### EXERCISE DIRECTIONS
Could you filter the material and copy every line where the word "import" occurs?

### DATA TO EXAMINE
______________________________

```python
# ... 92 lines not shown
        "awFmCreateInitialQueryRange": (AwFmSearchRange, [IP, C.c_char_p, u64]),
        "awFmCreateInitialQueryRangeFromChar": (AwFmSearchRange, [IP, C.c_char]),
        "awFmNucleotideIterativeStepBackwardSearch": (None, [IP, RP, C.c_uint8]),
        "awFmAminoIterativeStepBackwardSearch": (None, [IP, RP, C.c_uint8]),
        "awFmFindDatabaseHitPositions": (C.POINTER(u64), [IP, RP, C.POINTER(C.c_int)]),
        "awFmFindDatabaseHitPositionSingle": (u64, [IP, u64, C.POINTER(C.c_int)]),
        "awFmNucleotideBacktraceReturnPreviousLetterIndex": (C.c_uint8, [IP, C.POINTER(u64)]),
        "awFmAminoBacktraceReturnPreviousLetterIndex": (C.c_uint8, [IP, C.POINTER(u64)]),
        "awFmGetLocalSequencePositionFromIndexPosition": (C.c_int, [IP, C.c_size_t, C.POINTER(C.c_size_t),
                                                                   C.POINTER(C.c_size_t)]),
        "awFmGetHeaderStringFromSequenceNumber": (C.c_int, [IP, C.c_size_t, C.POINTER(C.c_char_p), C.POINTER(C.c_size_t)]),
        "awFmSearchRangeLength": (C.c_size_t, [RP]),
        "awFmReturnCodeIsFailure": (C.c_bool, [C.c_int]),
        "awFmReturnCodeIsSuccess": (C.c_bool, [C.c_int]),
        "awFmGetNumSequences": (C.c_uint32, [IP]),
        "awfmGpuDeviceCount": (C.c_int, []),
        "awfmGpuLastError": (C.c_char_p, []),
        "awfmGpuIndexCreate": (C.c_int, [IP, C.c_int, C.POINTER(vp)]),
        "awfmGpuIndexDestroy": (None, [vp]),
        "awfmGpuIndexAcquire": (vp, [IP]),
        "awfmGpuIndexAcquireAll": (C.c_int, [IP, C.POINTER(vp), C.c_int]),
        "awfmGpuIndexRelease": (None, [IP]),
        "awfmGpuIndexDeviceBytes": (u64, [vp]),
        "awfmGpuIndexDevice": (C.c_int, [vp]),
        "awfmGpuIndexSetKernel": (None, [vp, C.c_int]),
        "awfmGpuIndexSetWide": (None, [vp, C.c_int]),
        "awfmGpuIndexIsWide": (C.c_int, [vp]),
        "awfmGpuLastBatchStatus": (C.c_int, []),
        "awfmGpuIndexSetOrdered": (None, [vp, C.c_int]),
        "awfmGpuSearchHitsIsOrdered": (C.c_int, [vp, C.c_int, C.c_uint32, u64]),
        "awfmGpuLastOrderedKernelMs": (C.c_double, [vp]),
        "awfmGpuLastOrderedKernelIsLookup": (C.c_int, [vp]),
        "awfmGpuLastOrderedKept": (C.c_uint64, [vp]),
        "awfmGpuIndexSetDeepSeed": (C.c_int, [vp, C.c_uint]),
        "awfmGpuIndexSetDenseSa": (C.c_int, [vp, C.c_int]),
        "awfmGpuIndexSetPairImage": (C.c_int, [vp, C.c_int]),
        "awfmGpuIndexHasPairImage": (C.c_int, [vp]),
        "awfmGpuIndexDeepSeedK": (C.c_uint, [vp]),
        "awfmGpuIndexDeepSeedBuildSeconds": (C.c_double, [vp]),
        "awfmGpuIndexDeepSeedTransientBytes": (u64, [vp]),
        "awfmGpuIndexHasDenseSa": (C.c_int, [vp]),
        "awfmGpuIndexDenseSaBuildSeconds": (C.c_double, [vp]),
        "awfmGpuIndexLengthTableBytes": (u64, [vp]),
        "awfmGpuIndexLengthTableBuildSeconds": (C.c_double, [vp]),
        "awfmGpuMixedLookupLineTally": (C.c_int, [vp, vp, vp, u64, C.POINTER(u64 * 8)]),
        "awfmGpuSearch": (C.c_int, [vp, vp, vp, C.c_uint32, u64, vp, vp, vp]),
        "awfmGpuSearchHits": (C.c_int, [vp, vp, vp, C.c_uint32, u64, vp, vp, vp]),
        "awfmGpuSearchHitsSparse": (C.c_int, [vp, vp, vp, C.c_uint32, u64, vp, vp, vp]),
        "awfmGpuSearchHitsCompact": (C.c_int, [vp, vp, vp, C.c_uint32, u64, C.c_int, vp, vp, C.c_uint32, vp, vp]),
        "awfmGpuCompactHits": (C.c_int, [vp, vp, vp, u64, vp, vp, vp, vp, C.c_uint32, vp, vp]),
        "awfmGpuSearchHitsInOrder": (C.c_int, [vp, vp, vp, C.c_uint32, u64, C.c_int, vp, vp, vp]),
        "awfmGpuSearchHitsInOrderCounts": (C.c_int, [vp, vp, vp, C.c_uint32, u64, C.c_int, vp, vp, vp, vp]),
        "awfmGpuOrderBuckets": (C.c_uint32, [vp, C.c_uint32, u64]),
        "awfmGpuOrderKmers": (C.c_int, [vp, vp, C.c_uint32, u64, u64, u64, vp, vp, vp]),
        "awfmGpuSearchOrderedRecords": (C.c_int, [vp, vp, vp, C.c_uint32, C.c_uint32, C.c_uint32, u64, vp, vp, vp]),
        "awfmGpuSearchOrderedRecordsCounts": (C.c_int, [vp, vp, vp, C.c_uint32, C.c_uint32, C.c_uint32, u64, vp, vp, vp, vp]),
        "awfmGpuMergeBucketRuns": (C.c_int, [vp, vp, vp, vp, C.c_uint32, C.c_uint32, C.c_uint32, C.c_uint32, vp, vp, vp]),
        "awfmGpuSearchGeneralRecords": (C.c_int, [vp, vp, C.c_uint32, u64, u64, u64, vp, vp, vp, vp, vp]),
        "awfmGpuSortHits": (C.c_int, [vp, vp, vp, C.c_uint32, vp]),
        "awfmGpuSortHitsOnDevice": (C.c_int, [vp, vp, vp, C.c_uint32, vp, u64, vp]),
        "awfmGpuListLocateOnDevice": (C.c_int, [vp, vp, vp, C.c_uint32, vp, u64, vp, vp, vp, u64, vp, vp]),
        "awfmGpuLastLookupFront": (C.c_int, [vp]),
        "awfmGpuLastSearchWasExactLookup": (C.c_int, [vp]),
        "awfmGpuStreamRetire": (None, [vp, vp]),
        "awfmGpuIndexDescribe": (C.c_int, [vp, C.c_char_p, C.c_int]),
        "awfmGpuIndexDeepSeedAllocSeconds": (C.c_double, [vp]),
# ... 83 lines not shown
```

avxwindowfmindex_amd/api.py:

```python
import ctypes as C
import os

import numpy as np

from . import _lib
from ._lib import (AwFmAlphabetAmino, AwFmAlphabetDna, AwFmAlphabetRna, AwFmFileReadOkay, AwFmFileWriteOkay,
                   AwFmIllegalPositionError, AwFmSuccess, AwFmUnsupportedVersionError)

ILLEGAL_SEQUENCE = 0xFFFFFFFF


class AwFmError(RuntimeError):
    def __init__(self, what, rc):
        msg = _lib.lib().awfmGpuLastError().decode(errors="replace")
        super().__init__(f"{what} failed with AwFmReturnCode {rc}" + (f": {msg}" if msg else ""))
        self.rc = rc


def _check(what, rc, ok=(AwFmSuccess, AwFmFileReadOkay, AwFmFileWriteOkay)):
    if rc not in ok:
        raise AwFmError(what, rc)
    return rc


# ... 915 lines not shown

    def list_locate_on_device(self, d_hit_kmers, d_hit_ranges, capacity, d_num_hits, n, d_sorted_kmers, d_sorted_ranges, d_hit_offsets,
                              capacity_hits, d_positions, stream=0):
        _check("awfmGpuListLocateOnDevice", _lib.lib().awfmGpuListLocateOnDevice(
            self.handle, d_hit_kmers, d_hit_ranges, capacity, d_num_hits, n, d_sorted_kmers, d_sorted_ranges, d_hit_offsets,
            capacity_hits, d_positions or None, stream or None))

    def hit_offsets_on_device(self, d_counts, d_ranges, n, d_hit_offsets, d_scratch, stream=0):
        _check("awfmGpuHitOffsetsOnDevice", _lib.lib().awfmGpuHitOffsetsOnDevice(self.handle, d_counts or None, d_ranges or None, n,
                                                                                 d_hit_offsets, d_scratch, stream or None))

    def locate_on_device(self, d_ranges, d_hit_offsets, n, capacity_hits, d_positions, stream=0):
        _check("awfmGpuLocateOnDevice", _lib.lib().awfmGpuLocateOnDevice(self.handle, d_ranges, d_hit_offsets, n, capacity_hits,
                                                                         d_positions, stream or None))

    def ordered_kernel_log(self, max_entries=1024):
        front = (C.c_double * max_entries)()
        kern = (C.c_double * max_entries)()
        n = _lib.lib().awfmGpuOrderedKernelLog(self.handle, front, kern, max_entries)
        return [(front[i], kern[i]) for i in range(n)]

    def last_ordered_search_kernel_ms(self):
        return float(_lib.lib().awfmGpuLastOrderedSearchKernelMs(self.handle))

    def search_hits_is_ordered(self, has_offsets, fixed_length, n):
        return bool(_lib.lib().awfmGpuSearchHitsIsOrdered(self.handle, int(bool(has_offsets)), fixed_length, n))

    def last_ordered_kernel_ms(self):
        return float(_lib.lib().awfmGpuLastOrderedKernelMs(self.handle))

    def last_ordered_kept(self):
        return int(_lib.lib().awfmGpuLastOrderedKept(self.handle))

    def last_ordered_kernel_is_lookup(self):
        return bool(_lib.lib().awfmGpuLastOrderedKernelIsLookup(self.handle))

    def set_ordered(self, mode):
        _lib.lib().awfmGpuIndexSetOrdered(self.handle, mode)

    def search_tally(self, d_chars, d_offsets, fixed_length, n):
        out = (C.c_uint64 * 4)()
        _check("awfmGpuSearchTally", _lib.lib().awfmGpuSearchTally(self.handle, d_chars, d_offsets or None, fixed_length,
                                                                   n, C.byref(out)))
        return {"seeded": int(out[0]), "steps": int(out[1]), "blocks": int(out[2]), "chars": int(out[3])}

    def search_hits_line_tally(self, d_chars, d_offsets, fixed_length, n):
        out = (C.c_uint64 * 8)()
        _check("awfmGpuSearchHitsLineTally", _lib.lib().awfmGpuSearchHitsLineTally(self.handle, d_chars, d_offsets or None,
                                                                                   fixed_length, n, C.byref(out)))
        keys = ("seed_table_lines", "deep_table_lines", "pair_level_lines", "nuc_level_lines", "ordered_kmers",
                "record_bytes_per_kmer", "kmers_with_hits", "general_kmers")
        return {k: int(v) for k, v in zip(keys, out)}

    def hit_offsets(self, d_ranges, n, d_hit_offsets, d_scratch, stream=0):
        total = C.c_uint64(0)
        _check("awfmGpuHitOffsets", _lib.lib().awfmGpuHitOffsets(self.handle, d_ranges, n, d_hit_offsets, d_scratch,
                                                                 C.byref(total), stream or None))
        return int(total.value)

    def hit_offsets_from_counts(self, d_counts, n, d_hit_offsets, d_scratch, stream=0):
        total = C.c_uint64(0)
        _check("awfmGpuHitOffsetsFromCounts", _lib.lib().awfmGpuHitOffsetsFromCounts(
            self.handle, d_counts, n, d_hit_offsets, d_scratch, C.byref(total), stream or None))
        return int(total.value)

    def locate(self, d_ranges, d_hit_offsets, n, total_hits, d_positions, stream=0):
# ... 23 lines not shown
```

______________________________

### RESULT OF THIS TASK
import ctypes as C
import os
import numpy as np
from . import _lib
from ._lib import (AwFmAlphabetAmino, AwFmAlphabetDna, AwFmAlphabetRna, AwFmFileReadOkay, AwFmFileWriteOkay,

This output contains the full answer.